# WORK ORDER:
What lines below contain the string "enabled"? List them all.

^^^^

def conv2d_dgrad(dy, w_pk, Cin, KH, KW, pad, imgs_per_group=0, out=None, stride=1, in_hw=None):
    _f32c(dy)
    n, OH, OW, Cout = dy.shape
    H, W = (OH, OW) if in_hw is None else in_hw
    if out is None:
        out = torch.empty((n, H, W, Cin), device=dy.device, dtype=torch.float32)
    wgs = w_pk.shape[1] * w_pk.shape[2] if w_pk.dim() == 3 else 0
    if ((wgs == 0 and imgs_per_group <= 0) or (w_pk.dim() == 3 and w_pk.shape[0] == 1)) and Cin % 64 == 0:
        nws = _ksplit_ws(n * H * W, Cin, KH * KW * Cout)
        if nws:
            ws = torch.empty((nws,), device=dy.device, dtype=torch.float32)
            rc = _lib.lib().mft_conv2d_dgrad_nhwc_ksplit(_p(dy), Cout, _p(w_pk), _p(out), Cin, n, H, W, Cin, Cout, KH, KW, stride, pad,
                                                         _p(ws), _stream())
            _lib.check(rc, "mft_conv2d_dgrad_nhwc_ksplit")
            return out
    if w_pk.dim() == 3 and 1 < w_pk.shape[0] <= SMALL_GROUPS and Cin % 64 == 0 and stride == 1 and imgs_per_group > 0:
        nws = _ksplit_ws(imgs_per_group * H * W, Cin, KH * KW * Cout, w_pk.shape[0])
        if nws:
            ws = torch.empty((nws,), device=dy.device, dtype=torch.float32)
            rc = _lib.lib().mft_conv2d_dgrad_nhwc_ksplit_grouped(_p(dy), Cout, _p(w_pk), _p(out), Cin, n, H, W, Cin, Cout, KH, KW, stride,
                                                                 pad, imgs_per_group, wgs, _p(ws), _stream())
            _lib.check(rc, "mft_conv2d_dgrad_nhwc_ksplit_grouped")
            return out
    rc = _lib.lib().mft_conv2d_dgrad_nhwc(_p(dy), Cout, _p(w_pk), _p(out), Cin, n, H, W, Cin, Cout, KH, KW, stride, pad,
                                          imgs_per_group, wgs, _stream())
    _lib.check(rc, "mft_conv2d_dgrad_nhwc")
    return out


def conv2d_wgrad(x, dy, Cout, KH, KW, stride, pad, imgs_per_group=0, out=None, ldy=None):
    _f32c(x)
    _f32c(dy)
    n, H, W, Cin = x.shape
    groups = 1 if imgs_per_group <= 0 else n // imgs_per_group
    K = round_up(KH * KW * Cin, 32)
    if out is None:
        out = torch.empty((groups, Cout, K), device=x.device, dtype=torch.float32)
    nws = int(_lib.lib().mft_conv2d_wgrad_ws_floats(n, H, W, Cin, Cout, KH, KW, stride, pad, imgs_per_group))
    ws = torch.empty((nws,), device=x.device, dtype=torch.float32) if nws > 0 else None
    rc = _lib.lib().mft_conv2d_wgrad_nhwc(_p(x), Cin, _p(dy), dy.shape[-1] if ldy is None else ldy, _p(out), n, H, W,
                                          Cin, Cout, KH, KW, stride, pad, imgs_per_group, Cout * K, _p(ws), _stream())
    _lib.check(rc, "mft_conv2d_wgrad_nhwc")
    return out


def conv2d_wgrad_oihw(x, dy, Cout, KH, KW, stride, pad, cin_valid=0, cout_valid=0, out=None):
    _f32c(x)
    _f32c(dy)
    n, H, W, Cin = x.shape
    if out is None:
        out = torch.empty((cout_valid or Cout, cin_valid or Cin, KH, KW), device=x.device, dtype=torch.float32)
    ws = torch.empty((int(_lib.lib().mft_conv2d_wgrad_oihw_ws_floats(n, H, W, Cin, Cout, KH, KW, stride, pad)),), device=x.device,
                     dtype=torch.float32)
    rc = _lib.lib().mft_conv2d_wgrad_oihw(_p(x), Cin, _p(dy), dy.shape[-1], _p(out), n, H, W, Cin, Cout, KH, KW, stride, pad,
                                          cin_valid, cout_valid, _p(ws), _stream())
    _lib.check(rc, "mft_conv2d_wgrad_oihw")
    return out


class _WgradJob(ctypes.Structure):
    _fields_ = [("inp", ctypes.c_void_p), ("dy", ctypes.c_void_p), ("dw", ctypes.c_void_p), ("ws", ctypes.c_void_p)] + \
               [(n, ctypes.c_int) for n in ("ldi", "ldy", "n_img", "H", "W", "Cin", "Cout", "KH", "KW", "stride", "pad", "cin_valid",
                                            "cout_valid", "reserved")]


class WgradBatch:

    def __init__(self, enabled=True):
        self.enabled = enabled
        self.jobs, self.keep, self.after = [], [], []

    def add(self, x, dy, Cout, KH, KW, stride, pad, cin_valid=0, cout_valid=0):
        if not self.enabled:
            return conv2d_wgrad_oihw(x, dy, Cout, KH, KW, stride, pad, cin_valid, cout_valid)
        _f32c(x)
        _f32c(dy)
        n, H, W, Cin = x.shape
        out = torch.empty((cout_valid or Cout, cin_valid or Cin, KH, KW), device=x.device, dtype=torch.float32)
        ws = torch.empty((int(_lib.lib().mft_conv2d_wgrad_oihw_ws_floats(n, H, W, Cin, Cout, KH, KW, stride, pad)),), device=x.device,
                         dtype=torch.float32)
        self.jobs.append((x.data_ptr(), dy.data_ptr(), out.data_ptr(), ws.data_ptr(), Cin, dy.shape[-1], n, H, W, Cin, Cout, KH, KW, stride,
                          pad, cin_valid, cout_valid, 0))
        self.keep.append((x, dy, out, ws))
        return out

    def then(self, fn):
        if not self.enabled:
            fn()
        else:
            self.after.append(fn)

    def flush(self):
        if self.jobs:
            arr = (_WgradJob * len(self.jobs))(*[_WgradJob(*j) for j in self.jobs])
            dev = self.keep[0][0].device
            _lib.check(_lib.lib().mft_conv2d_wgrad_oihw_multi(arr, len(self.jobs), _stream(dev)), "mft_conv2d_wgrad_oihw_multi")
        for fn in self.after:
            fn()
        self.jobs, self.keep, self.after = [], [], []


def conv2d_wgrad_adam(x, dy, w, m, v, Cout, KH, KW, stride, pad, step, imgs_per_group=0, lr=0.01, beta1=0.9,
                      beta2=0.999, eps=1e-8, dw=None, hyper=None):
    _f32c(x)
    _f32c(dy)
    n, H, W, Cin = x.shape
    K = KH * KW * Cin
    if hyper is not None:
        rc = _lib.lib().mft_conv2d_wgrad_adam_nhwc_dev(_p(x), Cin, _p(dy), Cout, _p(w), _p(m), _p(v), _p(dw), n, H, W, Cin,
                                                       Cout, KH, KW, stride, pad, imgs_per_group, Cout * K, _p(hyper), beta1,
                                                       beta2, eps, _stream())
        _lib.check(rc, "mft_conv2d_wgrad_adam_nhwc_dev")
        return
    rc = _lib.lib().mft_conv2d_wgrad_adam_nhwc(_p(x), Cin, _p(dy), Cout, _p(w), _p(m), _p(v), _p(dw), n, H, W, Cin,
                                               Cout, KH, KW, stride, pad, imgs_per_group, Cout * K, step, lr, beta1,
                                               beta2, eps, _stream())
    _lib.check(rc, "mft_conv2d_wgrad_adam_nhwc")


WF_RAW, WF_ENTRY, WF_EXIT = 0, 1, 2


def wgrad_adam_next_forward(x, dy, w, m, v, KH, KW, stride, pad, step, imgs_per_group, x_next=None, mode=WF_RAW, raw=None, act=None,
                            gamma=None, beta=None, gbs=0, mean=None, rstd=None, sc_raw=None, gamma_s=None, beta_s=None, mean_s=None,
                            rstd_s=None, pooled=None, lr=0.01, beta1=0.9, beta2=0.999, eps=1e-8, dw=None, hyper=None):
    _f32c(x)
    _f32c(dy)
    n, H, W, Cin = x.shape
    Cout = dy.shape[-1]
    rc = _lib.lib().mft_wgrad_adam_next_forward(
        _p(x), Cin, _p(dy), Cout, _p(w), _p(m), _p(v), _p(dw), n, H, W, Cin, Cout, KH, KW, stride, pad, imgs_per_group,
        Cout * KH * KW * Cin, 1 if hyper is not None else step, _p(hyper), lr, beta1, beta2, eps, _p(x_next), mode, _p(raw), _p(act),
        _p(gamma), _p(beta), gbs, _p(mean), _p(rstd), _p(sc_raw), _p(gamma_s), _p(beta_s), _p(mean_s), _p(rstd_s), _p(pooled),
        BN_EPS, _stream())
    if rc == _lib.MFT_EINVAL:
        return False
    _lib.check(rc, "mft_wgrad_adam_next_forward")
    return True


def conv2d_wgrad_adam_dgrad(x, dy, w, m, v, dxp, step, imgs_per_group, lr=0.01, beta1=0.9, beta2=0.999, eps=1e-8, hyper=None):
    n, H, W, Cin = x.shape
    Cout = dy.shape[-1]
    gs = w.shape[1] * w.shape[2]
    if hyper is not None:
        rc = _lib.lib().mft_conv2d_wgrad_adam_dgrad_nhwc_dev(_p(x), Cin, _p(dy), Cout, _p(w), _p(m), _p(v), _p(dxp), n, H, W, Cin,
                                                             Cout, imgs_per_group, gs, _p(hyper), beta1, beta2, eps, _stream())
    else:
        rc = _lib.lib().mft_conv2d_wgrad_adam_dgrad_nhwc(_p(x), Cin, _p(dy), Cout, _p(w), _p(m), _p(v), _p(dxp), n, H, W, Cin, Cout,
                                                         imgs_per_group, gs, step, lr, beta1, beta2, eps, _stream())
    if rc == _lib.MFT_EINVAL:
        return False
    _lib.check(rc, "mft_conv2d_wgrad_adam_dgrad_nhwc")
    return True



def bn_stats(x2d, C, rows_per_group, n_groups, running_mean=None, running_var=None, momentum=0.1, eps=BN_EPS,
             num_batches_tracked=None):
    _f32c(x2d)
    ld = x2d.shape[-1]
    mean = torch.empty((n_groups, C), device=x2d.device, dtype=torch.float32)
    rstd = torch.empty_like(mean)
    nws = _lib.lib().mft_bn_stats_ws_floats(C, rows_per_group, n_groups)
    ws = torch.empty((max(int(nws), 1),), device=x2d.device, dtype=torch.float32)
    rc = _lib.lib().mft_bn_stats(_p(x2d), ld, C, rows_per_group, n_groups, eps, _p(mean), _p(rstd), _p(ws),
                                 _p(running_mean), _p(running_var), momentum, _p(num_batches_tracked), _stream())
    _lib.check(rc, "mft_bn_stats")
    return mean, rstd


BN_AFFINE_FMA = 0x100


def bn_apply(x2d, C, rows_per_group, n_groups, mean, rstd, gamma, beta, act=ACT_NONE, res=None, res_bn=None,
             out=None, gb_group_stride=0, slope=LRELU_SLOPE, planes=None, write_y=True, fma_affine=False):
    _f32c(x2d)
    if fma_affine:
        act = act | BN_AFFINE_FMA
    if out is None and (planes is None or write_y):
        out = torch.empty_like(x2d)
    rm = rr = rg = rb = None
    if res_bn is not None:
        rm, rr, rg, rb = res_bn
    if planes is not None:
        y = out if write_y else None
        rc = _lib.lib().mft_bn_apply_planes(_p(x2d), x2d.shape[-1], _p(y), 0 if y is None else y.shape[-1], _p(planes),
                                            planes.shape[1] * planes.shape[2], C, rows_per_group, n_groups, _p(mean), _p(rstd),
                                            _p(gamma), _p(beta), gb_group_stride, _p(res), 0 if res is None else res.shape[-1],
                                            _p(rm), _p(rr), _p(rg), _p(rb), act, slope, _stream())
        _lib.check(rc, "mft_bn_apply_planes")
        return y
    rc = _lib.lib().mft_bn_apply(_p(x2d), x2d.shape[-1], _p(out), out.shape[-1], C, rows_per_group, n_groups,
                                 _p(mean), _p(rstd), _p(gamma), _p(beta), gb_group_stride,
                                 _p(res), 0 if res is None else res.shape[-1], _p(rm), _p(rr), _p(rg), _p(rb),
                                 act, slope, _stream())
    _lib.check(rc, "mft_bn_apply")
    return out


class _BnStatsJob(ctypes.Structure):
    _fields_ = [(n, ctypes.c_void_p) for n in ("x", "mean", "rstd", "ws", "running_mean", "running_var", "nbt")] + \
               [(n, ctypes.c_int) for n in ("ldx", "C", "rows_per_group", "n_groups")] + [("eps", ctypes.c_float), ("momentum", ctypes.c_float)]


def bn_stats_multi(jobs, momentum=0.1, eps=BN_EPS):
    arr = (_BnStatsJob * len(jobs))()
    out, keep = [], []
    for a, (x, C, rpg, ng, rm, rv, nbt) in zip(arr, jobs):
        _f32c(x)
        mean = torch.empty((ng, C), device=x.device, dtype=torch.float32)
        rstd = torch.empty_like(mean)
        ws = torch.empty((max(int(_lib.lib().mft_bn_stats_ws_floats(C, rpg, ng)), 1),), device=x.device, dtype=torch.float32)
        a.x, a.mean, a.rstd, a.ws = x.data_ptr(), mean.data_ptr(), rstd.data_ptr(), ws.data_ptr()
        a.running_mean = None if rm is None else rm.data_ptr()
        a.running_var = None if rv is None else rv.data_ptr()
        a.nbt = None if nbt is None else nbt.data_ptr()
        a.ldx, a.C, a.rows_per_group, a.n_groups, a.eps, a.momentum = x.shape[-1], C, rpg, ng, eps, momentum
        out.append((mean, rstd))
        keep.append(ws)
    _lib.check(_lib.lib().mft_bn_stats_multi(arr, len(jobs), _stream(jobs[0][0].device)), "mft_bn_stats_multi")
    return out


class _BnFwdJob(ctypes.Structure):
    _fields_ = [(n, ctypes.c_void_p) for n in ("x", "y", "gamma", "beta", "mean", "rstd", "running_mean", "running_var", "nbt", "res",
                                                "res_gamma", "res_beta", "res_mean", "res_rstd", "res_running_mean", "res_running_var",
                                                "res_nbt")] + \
               [(n, ctypes.c_int) for n in ("ldx", "ldy", "ldr", "C", "rows_per_group", "n_groups", "act")] + \
               [(n, ctypes.c_float) for n in ("eps", "momentum", "slope")]


def bn_forward_small_ok(C, rows_per_group):
    return C % 4 == 0 and 0 < rows_per_group <= int(_lib.lib().mft_bn_forward_small_max_rows())


def bn_forward_small(x2d, C, rows_per_group, n_groups, gamma, beta, act=ACT_NONE, running=None, res=None, res_bn=None, out=None,
                     momentum=0.1, eps=BN_EPS, slope=LRELU_SLOPE, out_col=0):
    _f32c(x2d)
    dev = x2d.device
    if out is None:
        out = torch.empty_like(x2d)
    assert out_col >= 0 and out_col + C <= out.shape[-1]
    mean = torch.empty((n_groups, C), device=dev, dtype=torch.float32)
    rstd = torch.empty_like(mean)
    j = _BnFwdJob()
    j.x, j.y, j.gamma, j.beta, j.mean, j.rstd = (t.data_ptr() for t in (x2d, out, gamma, beta, mean, rstd))
    j.y = out.data_ptr() + 4 * out_col
    rm, rv, nbt = running if running is not None else (None, None, None)
    j.running_mean, j.running_var, j.nbt = (None if t is None else t.data_ptr() for t in (rm, rv, nbt))
    rmean = rrstd = None
    if res is not None:
        _f32c(res)
        j.res, j.ldr = res.data_ptr(), res.shape[-1]
        if res_bn is not None:
            rg, rb, rrun = res_bn
            rmean = torch.empty((n_groups, C), device=dev, dtype=torch.float32)
            rrstd = torch.empty_like(rmean)
            j.res_gamma, j.res_beta, j.res_mean, j.res_rstd = rg.data_ptr(), rb.data_ptr(), rmean.data_ptr(), rrstd.data_ptr()
            rrm, rrv, rnbt = rrun if rrun is not None else (None, None, None)
            j.res_running_mean, j.res_running_var, j.res_nbt = (None if t is None else t.data_ptr() for t in (rrm, rrv, rnbt))
    j.ldx, j.ldy, j.C, j.rows_per_group, j.n_groups, j.act = x2d.shape[-1], out.shape[-1], C, rows_per_group, n_groups, act
    j.eps, j.momentum, j.slope = eps, momentum, slope
    _lib.check(_lib.lib().mft_bn_forward_small(ctypes.byref(j), _stream(dev)), "mft_bn_forward_small")
    if rmean is not None:
        return out, mean, rstd, rmean, rrstd
    return out, mean, rstd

^^^^

# REPLY TO THE EXERCISE:
    def __init__(self, enabled=True):
        self.enabled = enabled
        if not self.enabled:
        if not self.enabled:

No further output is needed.